__WORK INSTRUCTIONS__. An unaltered copy of every line below is the expected output.

Saved data entries:
:::::
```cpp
namespace {
inline int env_int(const char* name, int dflt) { const char* v = getenv(name); return v != nullptr ? atoi(v) : dflt; }
struct Switches {
    bool trace = getenv("CB_GEMM_TRACE") != nullptr;
    bool no_tuned = getenv("CB_GEMM_NO_TUNED") != nullptr;
    bool no_model = getenv("CB_GEMM_NO_MODEL") != nullptr;
    bool no_xcd_remap = getenv("CB_GEMM_NO_XCD_REMAP") != nullptr;
    bool no_stream = getenv("CB_GEMM_NO_STREAM") != nullptr;
    bool no_group = getenv("CB_GEMM_NO_GROUP") != nullptr;
    bool no_skinny = getenv("CB_GEMM_NO_SKINNY") != nullptr;
    bool group_slab_off = env_int("CB_GROUP_SLAB", 1) == 0;
    bool fast_epi_off = env_int("CB_GEMM_FAST_EPI", 1) == 0;
    int wt = env_int("CB_GEMM_WT", 1);
};
// ... 71 lines not shown
    for (int ti = 0; ti < 4; ++ti) {
        if (N <= 64 && ti >= 2) continue;
        consider(ti, split_caller, 0);
        if (free_split)
            for (int s : SPLITS4)
                if (s != split_caller && s <= (p.ktiles / 4 > 1 ? p.ktiles / 4 : 1)) consider(ti, s, 0);
    }
    if (can8)
        for (int ti = 4; ti < 7; ++ti) {
            const int64_t tiles = ((M + MODEL_BM[ti] - 1) / MODEL_BM[ti]) * ((N + MODEL_BN[ti] - 1) / MODEL_BN[ti]) * batch;
            int cand[3] = {1, 0, 0};
            int n = 1;
            for (int target : {256, 512}) {
                const int s = (int)std::lround((double)target / (double)tiles);
                if (s > 1 && p.ktiles / s >= 2 && (int64_t)s * batch * M * N * 4 <= ws_bytes && s != cand[1]) cand[n++] = s;
            }
            for (int i = 0; i < n; ++i) { consider(ti, cand[i], 1); consider(ti, cand[i], 3); }
        }
    return best;
}

int stream_variant(const cb_gemm_desc* d, const Prepared& pr) {
    const GP& p = pr.p;
    if (!pr.fast || !pr.cv8 || d->dtype != CB_BF16 || pr.form != FORM_FWD || p.batch > 1 || p.split_k > 1) return -1;
    if (d->c_f32 || d->accumulate || d->c_rowmap || d->zero_fill_pitch || d->a_rowsum || d->gelu_grad_pre || d->dropout_p > 0.f || d->mask || d->relu_bwd ||
        d->C2 || d->res_rowmap) return -1;
    if (d->K % 8 != 0 || d->M < 64) return -1;
    if ((int64_t)d->M * (d->N > d->K ? d->N : d->K) * 2 >= 0x7fffffffll) return -1;
    if (p.ktiles == 1 && d->N % 256 == 0) return 0;
    if (p.ktiles == 2 && d->N % 128 == 0) return 1;
    return -1;
}

struct LaunchPlan {
    int tile = 0;
    int split_k = 1;
    int sched = 0;
    bool xcd_remap = false;
    bool slab = false;
    bool c_vec8 = false;
    int form8 = 0;
    int picked = 0;
};
struct Pick { int tile = 0, split = 0, sched = 0; };
constexpr int64_t WS_UNLIMITED = (int64_t)1 << 60;
constexpr int STREAM_MIN_ROWS = 32768;

int gemm_choose(const cb_gemm_desc* d, const Prepared& pr, bool use_table, bool assume_ws, LaunchPlan& lp) {
    const Switches& sw = switches();
    const GP& p = pr.p;
    const bool bf = d->dtype == CB_BF16, explicit_tile = d->tile != 0;
    const int split_caller = p.split_k;
    lp = LaunchPlan{};
    const bool covers9 = skinny_covers(d, p);
    CB_REQUIRE(d->tile != 9 || covers9, "cb_gemm: tile 9 (few rows) does not cover this problem (bf16, A k-contiguous, B k-contiguous or aligned reduction-major, no batch / K split / row sums)");
    if (d->tile == 9 || (!explicit_tile && use_table && !sw.no_skinny && covers9 && d->M <= 64)) { lp.tile = 9; return 0; }
    const int sv = stream_variant(d, pr);
    CB_REQUIRE(d->tile != 8 || sv >= 0, "cb_gemm: tile 8 (streaming) does not cover this problem (M=%d N=%d K=%d modes %d/%d)", d->M, d->N, d->K, d->a_mode, d->b_mode);
    const cbgemm::TunedEntry* tabled =
        (bf && use_table && !sw.no_tuned && !d->dgrad_s2) ? cbgemm::tuned_lookup(d->a_mode, d->b_mode, d->M, d->N, d->K, p.batch, pr.taps, split_caller) : nullptr;
    if (!tabled && bf && use_table && !sw.no_tuned && pr.form == FORM_FWD)
        tabled = cbgemm::tuned_lookup(CB_ROWK_GATHER, d->b_mode, d->M, d->N, d->K, p.batch, 1, split_caller);
    if (d->tile == 8 || (!explicit_tile && use_table && !sw.no_stream && !tabled && sv >= 0 && d->M >= STREAM_MIN_ROWS && d->N <= 512)) {
        lp.tile = 8; lp.sched = sv; lp.c_vec8 = true;
        return 0;
    }

    const int form8 = (bf && pr.fast && pr.cv8 && (pr.form != FORM_DGRAD_TAPS || p.Ct % 64 == 0) && !d->res_rowmap && !d->dgrad_s2) ? FORM8_OF[pr.form] : 0;
    const int64_t ws_room = assume_ws ? splitk_payload_bytes(WS_UNLIMITED)
                                      : (d->splitk_ws && aligned16(d->splitk_ws) ? splitk_payload_bytes(d->splitk_ws_bytes) : 0);
    const bool free_split = !explicit_tile && a_reduction_major(pr.form) && pr.atomics_ok;
    const int xcd = d->xcd_order != 0 ? d->xcd_order : (tabled ? tabled->xcd : 0);
    auto model = [&](bool allow8) {
        Pick k;
        if (!bf || sw.no_model) return k;
        const ModelPick mp = model_pick(d, pr, allow8 && form8 != 0, ws_room, free_split && !d->a_rowsum && p.batch == 1);
        k.tile = mp.tile; k.split = (mp.tile >= 5 || mp.split != split_caller) ? mp.split : 0; k.sched = mp.sched;
        return k;
    };
    auto split8 = [&](const Pick& k) { return explicit_tile ? split_caller : (k.split > 0 ? k.split : 1); };
    Pick pick;
    if (explicit_tile) pick.tile = d->tile;
    else if (tabled) pick = Pick{tabled->tile, tabled->new_split, tabled->sched};
    if (pick.tile >= 5 && form8 == 0) pick = Pick{};
    if (pick.tile == 0) pick = model(true);
    if (pick.tile >= 5 && d->sq_slots && split8(pick) > 1) pick = model(false);
    if (pick.tile >= 5) {
        int split = split8(pick);
        if (split > p.ktiles) split = p.ktiles;
// ... 42 lines not shown
```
:::::
__TASK OUTPUT__.
```cpp
namespace {
inline int env_int(const char* name, int dflt) { const char* v = getenv(name); return v != nullptr ? atoi(v) : dflt; }
struct Switches {
    bool trace = getenv("CB_GEMM_TRACE") != nullptr;
    bool no_tuned = getenv("CB_GEMM_NO_TUNED") != nullptr;
    bool no_model = getenv("CB_GEMM_NO_MODEL") != nullptr;
    bool no_xcd_remap = getenv("CB_GEMM_NO_XCD_REMAP") != nullptr;
    bool no_stream = getenv("CB_GEMM_NO_STREAM") != nullptr;
    bool no_group = getenv("CB_GEMM_NO_GROUP") != nullptr;
    bool no_skinny = getenv("CB_GEMM_NO_SKINNY") != nullptr;
    bool group_slab_off = env_int("CB_GROUP_SLAB", 1) == 0;
    bool fast_epi_off = env_int("CB_GEMM_FAST_EPI", 1) == 0;
    int wt = env_int("CB_GEMM_WT", 1);
};
// ... 71 lines not shown
    for (int ti = 0; ti < 4; ++ti) {
        if (N <= 64 && ti >= 2) continue;
        consider(ti, split_caller, 0);
        if (free_split)
            for (int s : SPLITS4)
                if (s != split_caller && s <= (p.ktiles / 4 > 1 ? p.ktiles / 4 : 1)) consider(ti, s, 0);
    }
    if (can8)
        for (int ti = 4; ti < 7; ++ti) {
            const int64_t tiles = ((M + MODEL_BM[ti] - 1) / MODEL_BM[ti]) * ((N + MODEL_BN[ti] - 1) / MODEL_BN[ti]) * batch;
            int cand[3] = {1, 0, 0};
            int n = 1;
            for (int target : {256, 512}) {
                const int s = (int)std::lround((double)target / (double)tiles);
                if (s > 1 && p.ktiles / s >= 2 && (int64_t)s * batch * M * N * 4 <= ws_bytes && s != cand[1]) cand[n++] = s;
            }
            for (int i = 0; i < n; ++i) { consider(ti, cand[i], 1); consider(ti, cand[i], 3); }
        }
    return best;
}

int stream_variant(const cb_gemm_desc* d, const Prepared& pr) {
    const GP& p = pr.p;
    if (!pr.fast || !pr.cv8 || d->dtype != CB_BF16 || pr.form != FORM_FWD || p.batch > 1 || p.split_k > 1) return -1;
    if (d->c_f32 || d->accumulate || d->c_rowmap || d->zero_fill_pitch || d->a_rowsum || d->gelu_grad_pre || d->dropout_p > 0.f || d->mask || d->relu_bwd ||
        d->C2 || d->res_rowmap) return -1;
    if (d->K % 8 != 0 || d->M < 64) return -1;
    if ((int64_t)d->M * (d->N > d->K ? d->N : d->K) * 2 >= 0x7fffffffll) return -1;
    if (p.ktiles == 1 && d->N % 256 == 0) return 0;
    if (p.ktiles == 2 && d->N % 128 == 0) return 1;
    return -1;
}

struct LaunchPlan {
    int tile = 0;
    int split_k = 1;
    int sched = 0;
    bool xcd_remap = false;
    bool slab = false;
    bool c_vec8 = false;
    int form8 = 0;
    int picked = 0;
};
struct Pick { int tile = 0, split = 0, sched = 0; };
constexpr int64_t WS_UNLIMITED = (int64_t)1 << 60;
constexpr int STREAM_MIN_ROWS = 32768;

int gemm_choose(const cb_gemm_desc* d, const Prepared& pr, bool use_table, bool assume_ws, LaunchPlan& lp) {
    const Switches& sw = switches();
    const GP& p = pr.p;
    const bool bf = d->dtype == CB_BF16, explicit_tile = d->tile != 0;
    const int split_caller = p.split_k;
    lp = LaunchPlan{};
    const bool covers9 = skinny_covers(d, p);
    CB_REQUIRE(d->tile != 9 || covers9, "cb_gemm: tile 9 (few rows) does not cover this problem (bf16, A k-contiguous, B k-contiguous or aligned reduction-major, no batch / K split / row sums)");
    if (d->tile == 9 || (!explicit_tile && use_table && !sw.no_skinny && covers9 && d->M <= 64)) { lp.tile = 9; return 0; }
    const int sv = stream_variant(d, pr);
    CB_REQUIRE(d->tile != 8 || sv >= 0, "cb_gemm: tile 8 (streaming) does not cover this problem (M=%d N=%d K=%d modes %d/%d)", d->M, d->N, d->K, d->a_mode, d->b_mode);
    const cbgemm::TunedEntry* tabled =
        (bf && use_table && !sw.no_tuned && !d->dgrad_s2) ? cbgemm::tuned_lookup(d->a_mode, d->b_mode, d->M, d->N, d->K, p.batch, pr.taps, split_caller) : nullptr;
    if (!tabled && bf && use_table && !sw.no_tuned && pr.form == FORM_FWD)
        tabled = cbgemm::tuned_lookup(CB_ROWK_GATHER, d->b_mode, d->M, d->N, d->K, p.batch, 1, split_caller);
    if (d->tile == 8 || (!explicit_tile && use_table && !sw.no_stream && !tabled && sv >= 0 && d->M >= STREAM_MIN_ROWS && d->N <= 512)) {
        lp.tile = 8; lp.sched = sv; lp.c_vec8 = true;
        return 0;
    }

    const int form8 = (bf && pr.fast && pr.cv8 && (pr.form != FORM_DGRAD_TAPS || p.Ct % 64 == 0) && !d->res_rowmap && !d->dgrad_s2) ? FORM8_OF[pr.form] : 0;
    const int64_t ws_room = assume_ws ? splitk_payload_bytes(WS_UNLIMITED)
                                      : (d->splitk_ws && aligned16(d->splitk_ws) ? splitk_payload_bytes(d->splitk_ws_bytes) : 0);
    const bool free_split = !explicit_tile && a_reduction_major(pr.form) && pr.atomics_ok;
    const int xcd = d->xcd_order != 0 ? d->xcd_order : (tabled ? tabled->xcd : 0);
    auto model = [&](bool allow8) {
        Pick k;
        if (!bf || sw.no_model) return k;
        const ModelPick mp = model_pick(d, pr, allow8 && form8 != 0, ws_room, free_split && !d->a_rowsum && p.batch == 1);
        k.tile = mp.tile; k.split = (mp.tile >= 5 || mp.split != split_caller) ? mp.split : 0; k.sched = mp.sched;
        return k;
    };
    auto split8 = [&](const Pick& k) { return explicit_tile ? split_caller : (k.split > 0 ? k.split : 1); };
    Pick pick;
    if (explicit_tile) pick.tile = d->tile;
    else if (tabled) pick = Pick{tabled->tile, tabled->new_split, tabled->sched};
    if (pick.tile >= 5 && form8 == 0) pick = Pick{};
    if (pick.tile == 0) pick = model(true);
    if (pick.tile >= 5 && d->sq_slots && split8(pick) > 1) pick = model(false);
    if (pick.tile >= 5) {
        int split = split8(pick);
        if (split > p.ktiles) split = p.ktiles;
// ... 42 lines not shown
```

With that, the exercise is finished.